XML: too flexible?

Some biologists really like relational databases.

This week I gave a talk to some biology researchers at the University of Virginia. The basic thesis was that large databases typically need to fit into the neat rows and columns of relational tables, but that new XQuery/XML databases let you store and retrieve huge amounts of data with potentially much more complex structure, and that while this has obvious applications in the publishing world—the world that begat XML—it could have useful applications in other domains as well. I never got past ninth grade biology, but I'd read a little on bioinformatics recently, and these people are accumulating and combing through a lot of complex data.

Going into the talk, I assumed that the listeners either were or weren't familiar with XML, and for those who weren't I'd explain the basics and we'd go from there. I didn't count on people who considered themselves familiar with it but had some misconceptions based on their own use of it. XML is popular in the sciences as an interchange format, and one professor in particular had a difficult time believing that applications could be built with rigorously structured XML.

He said several times (based on one of my slides showing sample XML) that if someone can put a title element anywhere they want, then his application won't know where to look for it, and I kept going back to my slide showing the declaration for the chapter element that said that one and only one title element had to go at the very beginning of each chapter. I'm probably misrepresenting some of what he said, because we went around in circles a few times without completely understanding each other, but one of his key points was that he likes how the normalization process forces someone (in his case, his graduate students) to really think through the relationships between the pieces of information they're storing. This sounded to me like claiming that a well-designed relational database was better than a badly-designed XML database.

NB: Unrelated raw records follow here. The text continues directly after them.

### train-procgen-pytorch_amd/csrc/engine_ctx.h

```cpp
#pragma once
#include "common.h"
#include "../../include/mi355ppo.h"
#include <rccl/rccl.h>
#include <math.h>
#include <stdio.h>
#include <string.h>
#include <string>
#include <unordered_map>
#include <vector>
#include <atomic>
#include <chrono>
#include <condition_variable>
#include <mutex>
#include <thread>

#pragma clang diagnostic ignored "-Wc++20-designator"
#define MI_INTERNAL __attribute__((visibility("hidden")))

MI_INTERNAL extern thread_local std::string g_err;
MI_INTERNAL extern thread_local hipStream_t tl_stream;
MI_INTERNAL extern thread_local float* tl_ws;
MI_INTERNAL extern thread_local size_t tl_ws_floats;
#define CUR(c) (tl_stream ? tl_stream : (c)->stream)
static inline int fail(int code, const std::string& msg) { g_err = msg; return code; }
// ... 84 lines not shown
    bool gru_on; float *gru_wih, *gru_whh, *gru_bih, *gru_bhh, *h_state, *h_masked, *gru_gi, *gru_gh, *d_done;
    float *gru_x, *gru_dg; bool sal_keep_x, bwd_from_dfeat;
    static constexpr int IDX_RING = 32;
    int32_t* h_idx_ring[IDX_RING]; hipEvent_t idx_ev[IDX_RING]; bool idx_used[IDX_RING]; int idx_next, idx_ev_deferred;
    float* h_f; int32_t* h_i; size_t h_f_floats;
    int multirank;
    LossArgs pending; int pending_n;
    static constexpr int MAX_GROUPS = 4;
    int n_groups; hipStream_t main_stream, gs[MAX_GROUPS]; hipEvent_t ev_fork[MAX_GROUPS], ev_join[MAX_GROUPS];
    bool g_forked[MAX_GROUPS], g_busy[MAX_GROUPS], g_last[MAX_GROUPS], g_dirty[MAX_GROUPS]; unsigned g_ticket[MAX_GROUPS]; bool groups_live;
    struct GroupWorker* gw[MAX_GROUPS];
    std::atomic<int64_t> copy_slot_ns{0}; double copy_rate_bytes_per_us;
    std::unordered_map<const void*, bool> pull_ok; bool no_pull;
    hipStream_t side_stream; hipEvent_t ev_side_fork, ev_side_join;
    bool side_on;
    struct SideJob { bool armed; LossArgs a; SegTab st; int mode; float* ring; float* fsr; float* log; } side;
    bool rollout_tail;
    float *fs_colmax, fs_grad_coef; int *fs_arg, fs_G;
    long long *fs_keys, *fs_keys_local; int32_t *d_gpos, *h_gpos; int gpos_n; bool fs_global_pending, fs_global_apply;
    ncclComm_t comm, comm_grad; int comm_world, comm_rank; hipStream_t comm_stream; hipEvent_t ev_ar_ready, ev_ar_done;
    bool ar_armed, ar_issued, ar_inflight; double* adv_all;
    std::string net_err; std::mutex net_err_mu;
    float *h_ring, *h_rec_stage; hipEvent_t ev_rec; bool g_rec_ok[MAX_GROUPS];
    bool gru_train, rec_last; float *gru_g, *gru_m, *gru_v; double* gru_sumsq;
    float *rec_x, *rec_gi, *rec_sv, *rec_dgi, *rec_dgh, *rec_hm, *rec_mask, *rec_h0;
};

static inline char* obs_ring(mi_ctx* c) { return c->frames ? (char*)c->frames : (char*)c->obsf; }

MI_INTERNAL std::string net_err_take(mi_ctx* c);
MI_INTERNAL void net_err_set(mi_ctx* c, const std::string& m);
// ... 19 lines not shown
```

### train-procgen-pytorch_amd/csrc/engine_ops.hip

```cpp
#include "engine_ctx.h"

static int shape_of(int cin, int cout, int hw, ConvShape* s) {
    for (int k = 0; k < CS_COUNT; ++k) {
        int a, b, h; conv_shape_dims((ConvShape)k, &a, &b, &h);
        if (a == cin && b == cout && h == hw) { *s = (ConvShape)k; return 0; }
    }
    return fail(-1, "unsupported conv shape");
}
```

Thinking back on it, I realize that while XML is common outside of the publishing world, highly structured XML is not as common, except in cases where it's an interchange format that maps directly to some pre-existing relational tables or Java classes, as is often the case with more transactional uses of XML. The biologists had heard of DTDs and schemas, but hadn't bothered with them much, because looking at a handful of XML for a given data class showed them the structure they needed to know. Validation technologies such as Schematron and RELAX NG were understandably way off their radar.

I did have a slide saying that an advantage of XML databases over object-oriented databases (the other technology that tried to take large databases beyond rows and columns) was that prototyping was a lot easier: you can just throw together some XML and start querying it, while the analysis and design of object-oriented systems can mean a lot of up-front work before you can actually do anything with your data—note how many big fat books there are just on OO analysis and just on OO design. While discussing this slide, I mentioned that for a serious production XML application you should create checkpoints for design review and analysis and so forth before you build too many application dependencies on your thrown-together data, but it looks like I need more slides to make it clearer that while XML can be as flexible as you want, the developer can have a lot of control over the degree of that flexibility, and that large, carefully controlled systems have been built that never would have worked with relational databases—in the print and online publishing worlds, at least.